If you find you like the higher priced mics, you might want to try Steven Slate's VMS mic. It is a large condenser mic with a flat sound. I actually kind of like it as it is. But it comes with a lot of simulations. I think the AKG C12 is supposed to be good for women's voices and one of it's simulators is the equivalent.


----------



## paularthur (Apr 10, 2019)

shure sm7b with a cloudlifter.


----------



## Nick Batzdorf (Apr 10, 2019)

paularthur said:


> shure sm7b with a cloudlifter.



That's the mic everyone uses for spoken voice, and some people use it for vocals. I haven't used one, but my sense is that it's more of a safe choice and very forgiving mic than an ideal one for a folksy voice.

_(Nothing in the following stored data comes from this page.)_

# nagadomi/nunif

Measured on NVIDIA H100. Metric: waifu2x_input_megapixels_per_sec, higher is better.
Workload: dtype f16

## Files before the change

nunif_b200/csrc/gemm.cu:

```cuda
#include "gemm.h"
#include "gemm_wgmma.cuh"
#include "tmap.h"
#include "../../include/nunif_b200.h"
#include <mutex>
#include <cstdlib>

namespace nb200 {

typedef CUresult (*EncodeTiledFn)(CUtensorMap*, CUtensorMapDataType, cuuint32_t, void*, const cuuint64_t*,
                                  const cuuint64_t*, const cuuint32_t*, const cuuint32_t*, CUtensorMapInterleave,
                                  CUtensorMapSwizzle, CUtensorMapL2promotion, CUtensorMapFloatOOBfill);

static EncodeTiledFn get_encode() {
    static EncodeTiledFn fn = nullptr;
    static std::once_flag once;
    std::call_once(once, [] {
        void* p = nullptr;
        cudaDriverEntryPointQueryResult q;
        if (cudaGetDriverEntryPoint("cuTensorMapEncodeTiled", &p, cudaEnableDefault, &q) == cudaSuccess &&
            q == cudaDriverEntryPointSuccess)
            fn = (EncodeTiledFn)p;
    });
    return fn;
}

int encode(CUtensorMap* m, const void* base, int rank, const cuuint64_t* dims, const cuuint64_t* strides_bytes,
                  const cuuint32_t* box, int swizzle_bytes) {
    EncodeTiledFn fn = get_encode();
    if (!fn) return fail("cuTensorMapEncodeTiled is not available (no CUDA driver?)");
    cuuint32_t estr[5] = {1, 1, 1, 1, 1};
    CUtensorMapSwizzle sw = swizzle_bytes == 128 ? CU_TENSOR_MAP_SWIZZLE_128B
                                                 : (swizzle_bytes == 64 ? CU_TENSOR_MAP_SWIZZLE_64B : CU_TENSOR_MAP_SWIZZLE_32B);
    CUresult r = fn(m, CU_TENSOR_MAP_DATA_TYPE_FLOAT16, (cuuint32_t)rank, const_cast<void*>(base), dims, strides_bytes, box,
                    estr, CU_TENSOR_MAP_INTERLEAVE_NONE, sw, CU_TENSOR_MAP_L2_PROMOTION_L2_256B,
                    CU_TENSOR_MAP_FLOAT_OOB_FILL_NONE);
    if (r != CUDA_SUCCESS) return fail("cuTensorMapEncodeTiled failed with CUresult " + std::to_string((int)r));
    return 0;
}

template <int BN, int BK, bool A2 = false>
static int launch_t(cudaStream_t st, const GemmMaps& maps, const GemmParams& p, int m_tiles, int n_tiles) {
    using Cfg = GemmCfg<BN, BK>;
    if (ensure_dyn_smem((const void*)gemm_conv_kernel<BN, BK, A2>, Cfg::SMEM_BYTES)) return 1;
    cudaLaunchConfig_t cfg = {};
    cfg.gridDim = dim3((unsigned)m_tiles * n_tiles); cfg.blockDim = dim3(GEMM_THREADS); cfg.dynamicSmemBytes = Cfg::SMEM_BYTES;
    cfg.stream = st;
    cudaLaunchAttribute at[1];
    at[0].id = cudaLaunchAttributeProgrammaticStreamSerialization;
    at[0].val.programmaticStreamSerializationAllowed = 1;
    cfg.attrs = at; cfg.numAttrs = 1;
    NB_CUDA(cudaLaunchKernelEx(&cfg, gemm_conv_kernel<BN, BK, A2>, maps, p));
    NB_LAUNCHED();
    return 0;
}

template <int BK>
static int launch_bn(int bn, cudaStream_t st, const GemmMaps& maps, const GemmParams& p, int m_tiles, int n_tiles) {
    if (p.k2) switch (bn) {
        case 64: return launch_t<64, BK, true>(st, maps, p, m_tiles, n_tiles);
        case 96: return launch_t<96, BK, true>(st, maps, p, m_tiles, n_tiles);
        default: return fail("second A operand: unsupported BLOCK_N");
    }
    switch (bn) {
        case 16: return launch_t<16, BK>(st, maps, p, m_tiles, n_tiles);
        case 32: return launch_t<32, BK>(st, maps, p, m_tiles, n_tiles);
        case 48: return launch_t<48, BK>(st, maps, p, m_tiles, n_tiles);
        case 64: return launch_t<64, BK>(st, maps, p, m_tiles, n_tiles);
        case 96: return launch_t<96, BK>(st, maps, p, m_tiles, n_tiles);
        case 128: return launch_t<128, BK>(st, maps, p, m_tiles, n_tiles);
    }
    return fail("unsupported BLOCK_N");
}

static int num_sms() { return device_sm_count(); }

std::atomic<int> g_tune_epoch{0};
int g_tune[16] = {0, 0, 0,  0, 0, 0,  0,
                   0, 0,  0, 0, 0, 0, 0, 0, 0};

static int encode_nhwc4(CUtensorMap* m, const __half* base, int C, int X, int Y, int B, long long sx, long long sy, long long sb,
                        int cw, int tw, int th) {
    cuuint64_t dims[4] = {(cuuint64_t)C, (cuuint64_t)X, (cuuint64_t)Y, (cuuint64_t)B};
    cuuint64_t strides[3] = {(cuuint64_t)sx * 2, (cuuint64_t)sy * 2, (cuuint64_t)sb * 2};
    cuuint32_t box[4] = {(cuuint32_t)cw, (cuuint32_t)tw, (cuuint32_t)th, 1};
    return encode(m, base, 4, dims, strides, box, cw * 2);
}

int conv_gemm(cudaStream_t st, const ConvGemm& g) {
    NB_CHECK(g.A && g.Wt && g.out, "null pointer");
    NB_CHECK(g.Ci % 8 == 0, "input channel stride must be a multiple of 8");
    NB_CHECK(g.N % 16 == 0, "N must be a multiple of 16 (pad the weights)");
    GemmParams p;
    memset(&p, 0, sizeof(p));
    int ktap;
    cuuint64_t dims[5], strides[4];
    cuuint32_t box[5];
    const cuuint64_t e = 2;
    const cuuint64_t rs = (g.a_row_stride ? (cuuint64_t)g.a_row_stride : (cuuint64_t)g.Wi * g.Ci) * e;
    const cuuint64_t is = (g.a_img_stride ? (cuuint64_t)g.a_img_stride * e : (cuuint64_t)g.Hi * rs);
    switch (g.kind) {
        case CG_LINEAR_FLAT: {
            const long long M = (long long)g.B * g.Hi * g.Wi;
            p.B = 1; p.Ho = 1; p.Wo = (int)M; p.TH = 1; p.TW = 128;
            p.taps = g.a_planes; ktap = g.Cin;
            NB_CHECK(g.a_planes >= 1 && g.a_planes <= 16, "bad plane count");
            for (int t = 0; t < p.taps; ++t) { p.tap_dy[t] = 0; p.tap_dx[t] = 0; p.tap_dyi[t] = (int8_t)t; }
            dims[0] = g.Cin; dims[1] = M; dims[2] = g.a_planes; dims[3] = 1; dims[4] = 1;
            strides[0] = g.Ci * e; strides[1] = (g.a_planes > 1 ? (cuuint64_t)g.a_plane_stride : (cuuint64_t)M * g.Ci) * e;
            strides[2] = (cuuint64_t)M * g.Ci * e * g.a_planes; strides[3] = strides[2];
            break;
        }
        case CG_LINEAR_2D:
        case CG_CONV3: {
            const int kk = g.kind == CG_CONV3 ? 3 : 1;
            const int pad = g.kind == CG_CONV3 ? g.pad : 0;
            NB_CHECK(pad == 0 || pad == 1, "conv3x3 padding must be 0 or 1");
            p.B = g.B; p.Ho = g.Hi - (kk - 1) + 2 * pad; p.Wo = g.Wi - (kk - 1) + 2 * pad; p.TH = 8; p.TW = 16;
            p.taps = kk * kk; ktap = g.Cin;
            for (int t = 0; t < p.taps; ++t) { p.tap_dy[t] = (int8_t)(t / kk - pad); p.tap_dx[t] = (int8_t)(t % kk - pad); p.tap_dyi[t] = 0; }
            dims[0] = g.Cin; dims[1] = g.Wi; dims[2] = 1; dims[3] = g.Hi; dims[4] = g.B;
            strides[0] = g.Ci * e; strides[1] = rs; strides[2] = rs;
            strides[3] = is;
            break;
        }
        case CG_TCONV3: {
            NB_CHECK(g.dil >= 1 && g.dil <= 127, "temporal dilation must be in [1, 127]");
            p.B = g.B; p.Ho = g.Hi; p.Wo = g.Wi; p.TH = 8; p.TW = 16;
            p.taps = 3; ktap = g.Cin;
            for (int t = 0; t < 3; ++t) { p.tap_dy[t] = (int8_t)((t - 1) * g.dil); p.tap_dx[t] = 0; p.tap_dyi[t] = 0; }
            dims[0] = g.Cin; dims[1] = g.Wi; dims[2] = 1; dims[3] = g.Hi; dims[4] = g.B;
            strides[0] = g.Ci * e; strides[1] = rs; strides[2] = rs;
            strides[3] = is;
            break;
        }
        case CG_DOWN2: {
            NB_CHECK(g.Hi % 2 == 0 && g.Wi % 2 == 0, "2x2 stride-2 conv needs even H and W");
            NB_CHECK(g.Cin == g.Ci, "2x2 stride-2 conv needs a dense channel dimension");
            p.B = g.B; p.Ho = g.Hi / 2; p.Wo = g.Wi / 2; p.TH = 8; p.TW = 16;
            p.taps = 2; ktap = 2 * g.Cin;
            for (int t = 0; t < 2; ++t) { p.tap_dy[t] = 0; p.tap_dx[t] = 0; p.tap_dyi[t] = t; }
            dims[0] = 2 * g.Cin; dims[1] = g.Wi / 2; dims[2] = 2; dims[3] = g.Hi / 2; dims[4] = g.B;
            strides[0] = 2 * g.Ci * e; strides[1] = rs; strides[2] = 2 * rs;
            strides[3] = is;
            break;
        }
        default: return fail("conv_gemm: unknown kind");
    }
    NB_CHECK(ktap % 32 == 0, "K per tap must be a multiple of 32");
    const bool a2 = g.A2 != nullptr;
    if (a2) {
        NB_CHECK(g.out_mode == OUT_PIXSHUF2 && !g.res, "a second A operand needs the pixel-shuffle output and no residual");
        NB_CHECK(g.Cin2 > 0 && g.Cin2 % 32 == 0 && g.Cin2 <= g.ld2 && g.ld2 % 8 == 0, "second A operand: bad channel count");
    }
    const int BK = (ktap % 64 == 0 && g.Cin2 % 64 == 0) ? 64 : 32;
    p.cpt = ktap / BK;
    p.k2 = a2 ? g.Cin2 / BK : 0;
    p.tiles_x = cdiv(p.Wo, p.TW);
    p.tiles_y = cdiv(p.Ho, p.TH);
    p.N = g.N;
    p.bias = g.bias; p.act = g.act; p.out_mode = g.out_mode; p.cout = g.cout;
    p.has_res = g.res ? 1 : 0;
    p.res_before_act = g.res_before_act;
    const bool shuf = g.out_mode == OUT_PIXSHUF2;
    const bool split = g.out_mode == OUT_SPLIT;
    if (split) {
        NB_CHECK(g.cout % 16 == 0 && g.N % g.cout == 0 && g.N / g.cout <= 4, "split output: N must be 1..4 blocks of cout");
        NB_CHECK(!g.res, "split output does not take a residual");
    }
    if (shuf) {
        NB_CHECK(g.kind != CG_LINEAR_FLAT, "pixel-shuffle output needs 2-D tiling");
        NB_CHECK(g.cout % 16 == 0 && g.N == 4 * g.cout, "pixel-shuffle: N must be 4*cout, cout % 16 == 0");
    }
    NB_CHECK(g.ldo % 8 == 0 && (!g.res || g.ldr % 8 == 0), "channel strides must be multiples of 8");
    int bn = 0, cw = 0;
    static const int cands[] = {128, 96, 64, 48, 32, 16};
    for (int c : cands) {
        const int w = (c % 64 == 0) ? 64 : ((c % 32 == 0) ? 32 : 16);
        if (g.N % c == 0 && (!shuf || g.cout % w == 0) && (!split || g.cout % c == 0) && (!a2 || ((c == 96 || c == 64) && g.cout % c == 0))) {
            bn = c; cw = w; break;
        }
    }
    NB_CHECK(bn > 0, "no BLOCK_N divides N");
    if (!shuf) {
        const long long m_tiles_est = (long long)p.tiles_x * p.tiles_y * p.B;
        static const int narrower[] = {96, 64};
        for (int c : narrower) {
            if ((long long)(g.N / bn) * m_tiles_est >= (long long)num_sms() * 3 / 4) break;
            if (c >= bn || g.N % c) continue;
            const int w = (c % 64 == 0) ? 64 : 32;
            if (split && g.cout % w) continue;
            bn = c; cw = w;
        }
    }
    p.n_tiles = g.N / bn;
    box[0] = BK; box[1] = p.TW; box[2] = 1; box[3] = p.TH; box[4] = 1;
    GemmMaps maps;
    memset(&maps, 0, sizeof(maps));
    if (encode(&maps.a, g.A, 5, dims, strides, box, BK * 2)) return 1;
    const int K = p.taps * ktap + (a2 ? g.Cin2 : 0);
    cuuint64_t bdims[2] = {(cuuint64_t)K, (cuuint64_t)g.N};
    cuuint64_t bstr[1] = {(cuuint64_t)K * e};
    cuuint32_t bbox[2] = {(cuuint32_t)BK, (cuuint32_t)bn};
    if (encode(&maps.b, g.Wt, 2, bdims, bstr, bbox, BK * 2)) return 1;
    if (split) {
        for (int q = 0; q < g.N / g.cout; ++q)
            if (encode_nhwc4(&maps.o[q], g.out + (size_t)q * g.split_stride, g.cout, p.Wo, p.Ho, p.B, g.ldo, (long long)p.Wo * g.ldo,
                             (long long)p.Ho * p.Wo * g.ldo, cw, p.TW, p.TH)) return 1;
    } else if (!shuf) {
        if (encode_nhwc4(&maps.o[0], g.out, g.N, p.Wo, p.Ho, p.B, g.ldo, (long long)p.Wo * g.ldo, (long long)p.Ho * p.Wo * g.ldo,
                         cw, p.TW, p.TH)) return 1;
        if (g.res) {
            const int rW = g.kind == CG_LINEAR_FLAT ? p.Wo : g.res_W, rH = g.kind == CG_LINEAR_FLAT ? 1 : g.res_H;
            p.res_cx = g.kind == CG_LINEAR_FLAT ? 0 : g.res_cx;
            p.res_cy = g.kind == CG_LINEAR_FLAT ? 0 : g.res_cy;
            if (encode_nhwc4(&maps.r[0], g.res, g.N, rW, rH, p.B, g.ldr, (long long)rW * g.ldr, (long long)rH * rW * g.ldr, cw,
                             p.TW, p.TH)) return 1;
        }
    } else {
        const int OW = 2 * p.Wo, OH = 2 * p.Ho;
        for (int q = 0; q < 4; ++q) {
            const int dy = q >> 1, dx = q & 1;
            if (encode_nhwc4(&maps.o[q], g.out + ((size_t)dy * OW + dx) * g.ldo, g.cout, p.Wo, p.Ho, p.B, 2LL * g.ldo,
                             2LL * OW * g.ldo, (long long)OH * OW * g.ldo, cw, p.TW, p.TH)) return 1;
            if (g.res) {
                const int oy = dy + g.res_cy, ox = dx + g.res_cx;
                NB_CHECK(oy + 2 * (p.Ho - 1) < g.res_H && ox + 2 * (p.Wo - 1) < g.res_W, "residual tensor too small");
                if (encode_nhwc4(&maps.r[q], g.res + ((size_t)oy * g.res_W + ox) * g.ldr, g.cout, p.Wo, p.Ho, p.B, 2LL * g.ldr,
                                 2LL * g.res_W * g.ldr, (long long)g.res_H * g.res_W * g.ldr, cw, p.TW, p.TH)) return 1;
            }
        }
        p.res_cx = p.res_cy = 0;
        if (a2) {
            const cuuint64_t px = (cuuint64_t)g.ld2 * e;
            cuuint64_t d2[5] = {(cuuint64_t)g.Cin2, 2, (cuuint64_t)p.Wo, 2, (cuuint64_t)p.B * p.Ho};
            cuuint64_t s2[4] = {px, 2 * px, (cuuint64_t)OW * px, 2 * (cuuint64_t)OW * px};
            cuuint32_t b2[5] = {(cuuint32_t)BK, 1, (cuuint32_t)p.TW, 1, (cuuint32_t)p.TH};
            if (encode(&maps.a2, g.A2, 5, d2, s2, b2, BK * 2)) return 1;
        }
    }
    const int m_tiles = p.tiles_x * p.tiles_y * p.B;
    const double Mrows = (double)p.B * p.Ho * p.Wo;
    const double in_px = g.kind == CG_DOWN2 ? 4.0 * Mrows : ((g.kind == CG_CONV3 || g.kind == CG_TCONV3) ? (double)p.B * g.Hi * g.Wi : Mrows);
    ProfScope ps(st, PC_GEMM, 2.0 * Mrows * (double)g.N * (double)K,
                 in_px * (g.kind == CG_LINEAR_FLAT ? g.Cin * g.a_planes : g.Cin) * 2.0 + (g.res ? Mrows * g.N * 2.0 : 0.0) +
                     4.0 * Mrows * g.Cin2 * (a2 ? 2.0 : 0.0) + (double)g.N * K * 2.0,
                 Mrows * (double)g.N * 2.0);
    if (rec_on()) {
        char line[512];
        snprintf(line, sizeof(line),
                 "gemm,%d,%d,%d,%d,%d,%d,%d,%d,%lld,%lld,%d,%lld,%d,%d,%d,%d,%d,%lld,%d,%d,%d,%d,%d,%d,%d,%d,%d,%d,%d,%d,%d,%d,%d,%d",
                 g.kind, g.pad, g.dil, g.B, g.Hi, g.Wi, g.Ci, g.Cin, g.a_row_stride, g.a_img_stride, g.a_planes, g.a_plane_stride,
                 g.N, g.act, g.ldo, g.out_mode, g.cout, g.split_stride, g.bias ? 1 : 0, g.res ? 1 : 0, g.ldr, g.res_H, g.res_W,
                 g.res_cy, g.res_cx, g.res_before_act, a2 ? 1 : 0, g.Cin2, g.ld2, g.res && (const void*)g.out == (const void*)g.res,
                 (const void*)g.out == (const void*)g.A, bn, BK, m_tiles * p.n_tiles);
        rec_append(line);
    }
    return BK == 64 ? launch_bn<64>(bn, st, maps, p, m_tiles, p.n_tiles) : launch_bn<32>(bn, st, maps, p, m_tiles, p.n_tiles);
}

}

using namespace nb200;
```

It's a dynamic mic, and if I had my druthers I probably wouldn't use one for this kind of intimate, detailed voice.

Again, I haven't actually used an SM7b, so maybe my impression (based on hearing it a lot in comparisons and asking a bunch of audio snobs on rec.audio.pro  ) is off. I did research that mic, though, because I was hoping to land a gig that might have wanted it.



dzilizzi said:


> I think the AKG C12 is supposed to be good for women's voices and one of it's simulators is the equivalent.



That's an interesting idea - a simulator. C12s are very expensive, and they either sound great on something or not that good.


----------



## paularthur (Apr 10, 2019)

Nick Batzdorf said:


> That's the mic everyone uses for spoken voice, and some people use it for vocals. I haven't used one, but my sense is that it's more of a safe choice and very forgiving mic than an ideal one for a folksy voice. It's a dynamic mic, and if I had my druthers I probably wouldn't use one for this kind of intimate, detailed voice.
> 
> Again, I haven't actually used an SM7b, so maybe my impression (based on hearing it a lot in comparisons and asking a bunch of audio snobs on rec.audio.pro  ) is off. I did research that mic, though, because I was hoping to land a gig that might have wanted it.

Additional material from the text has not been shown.